Habe mich ebenfalls extra dafür registriert, damit ich mein Lob hier freundlich ablaichen kann.
Thumbs up,
Molcho


----------



## Stephan (31. Dezember 2008)

*AW: Beseitigungs-Tutorial für "resycled\boot.com" im Arbeitsplatz*

Hi jungs!

ich hab die anweisungen jetzt schritt für schritt gemacht. Kann man denn jetzt sicher sein das mein rechner frei von viren ist?

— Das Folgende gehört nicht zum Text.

# imdea-software/legosnark

Hardware: AMD Instinct MI355X
Metric: alt_bn128 G1 MSM point-scalar pairs/s at n=2^20 (higher is better)
Workload: dtype u32 limbs (254-bit Montgomery integers)

## Files before the change

legosnark_amd/csrc/msm.hip:

```cpp
#include <hip/hip_runtime.h>
#include <stdint.h>
#include <stdio.h>
#include <stdlib.h>
#include <string.h>
#include <algorithm>
#include <type_traits>
#include <vector>

#include "curves.h"
#include "fp29x2l.h"
#include "fs29.h"
#include "glv.h"
#include "msm.h"
#include "msm_plan.h"

namespace lsa {


template <class F, int K>
__global__ __launch_bounds__(256) void k_normalize(const Jac<F> *__restrict__ in, Aff<F> *__restrict__ out, size_t n) {
    size_t t = (size_t)blockIdx.x * blockDim.x + threadIdx.x;
    size_t base = t * K;
    if (base >= n) return;
    F prod[K];
// ... 198 lines not shown
__device__ __forceinline__ uint32_t block_exclusive_scan_256(uint32_t v, uint32_t *lds, uint32_t *total) {
    const unsigned lane = threadIdx.x & 63, wv = threadIdx.x >> 6;
    uint32_t incl = v;
#pragma unroll
    for (int d = 1; d < 64; d <<= 1) {
        uint32_t t = __shfl_up(incl, d, 64);
        if ((int)lane >= d) incl += t;
    }
    if (lane == 63) lds[wv] = incl;
    __syncthreads();
    uint32_t base = 0, tot = 0;
#pragma unroll
    for (unsigned w = 0; w < 4; w++) { uint32_t x = lds[w]; if (w < wv) base += x; tot += x; }
    __syncthreads();
    *total = tot;
    return base + incl - v;
}

__global__ __launch_bounds__(256) void k_scan_sums(const uint32_t *__restrict__ hist, uint32_t count, uint32_t *__restrict__ block_sums) {
    __shared__ uint32_t lds[4];
    const uint32_t base = blockIdx.x * SCAN_PER_BLOCK + threadIdx.x * 8;
    uint32_t s = 0;
#pragma unroll
    for (int j = 0; j < 8; j++) if (base + j < count) s += hist[base + j];
    uint32_t tot;
    (void)block_exclusive_scan_256(s, lds, &tot);
    if (threadIdx.x == 0) block_sums[blockIdx.x] = tot;
}

__global__ __launch_bounds__(256) void k_scan_blocks(uint32_t *__restrict__ block_sums, uint32_t nblocks) {
    __shared__ uint32_t lds[4];
    uint32_t v[4], s = 0;
#pragma unroll
    for (int j = 0; j < 4; j++) { uint32_t idx = threadIdx.x * 4 + j; v[j] = idx < nblocks ? block_sums[idx] : 0; s += v[j]; }
    uint32_t tot;
    uint32_t run = block_exclusive_scan_256(s, lds, &tot);
#pragma unroll
    for (int j = 0; j < 4; j++) { uint32_t idx = threadIdx.x * 4 + j; if (idx < nblocks) block_sums[idx] = run; run += v[j]; }
}

__global__ __launch_bounds__(256) void k_scan_final(const uint32_t *__restrict__ hist, const uint32_t *__restrict__ block_sums,
                                                    uint32_t count, uint32_t *__restrict__ offs) {
    __shared__ uint32_t lds[4];
    const uint32_t base = blockIdx.x * SCAN_PER_BLOCK + threadIdx.x * 8;
    uint32_t v[8], s = 0;
#pragma unroll
    for (int j = 0; j < 8; j++) { v[j] = (base + j < count) ? hist[base + j] : 0; s += v[j]; }
    uint32_t tot;
    uint32_t run = block_sums[blockIdx.x] + block_exclusive_scan_256(s, lds, &tot);
#pragma unroll
    for (int j = 0; j < 8; j++) { if (base + j < count) offs[base + j] = run; run += v[j]; }
}
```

oder ist die beste möglichkeit, den rechner einmal komplett zu formatiern, um alle infektionen wegzukriegen???

lg stephan


----------



## Trigger060 (31. Dezember 2008)

*AW: Beseitigungs-Tutorial für "resycled\boot.com" im Arbeitsplatz*

Lass doch einfach dein Antivirenprogramm und Malwarebytes einmal mit aktuellen Updates durchlaufen. 
Andernfalls kann ich dir HiJackThis empfehlen


----------



## Stephan (1. Januar 2009)

*AW: Beseitigungs-Tutorial für "resycled\boot.com" im Arbeitsplatz*

ich hab mir nen antivirprogramm gekauft, dass, nach deren aussage, alles schon beinhaltet.
Aber das prog hatte auch vorher schon nichts gefunden

ich hab keine ahnung wie man HiJackThis auswertet....


----------



## Trigger060 (2. Januar 2009)

*AW: Beseitigungs-Tutorial für "resycled\boot.com" im Arbeitsplatz*

Du bekommst doch wenn du auf "Do a system scan and save logfile" eine Textdatei angezeigt. Die markierst du dann mit Strg+A und kopierst den Text mit Strg+C.

Danach gehst du auf HijackThis Logfileauswertung und fügst dort den Text in die untere Box mit Strg+V ein. und klickst auf "Auswerten".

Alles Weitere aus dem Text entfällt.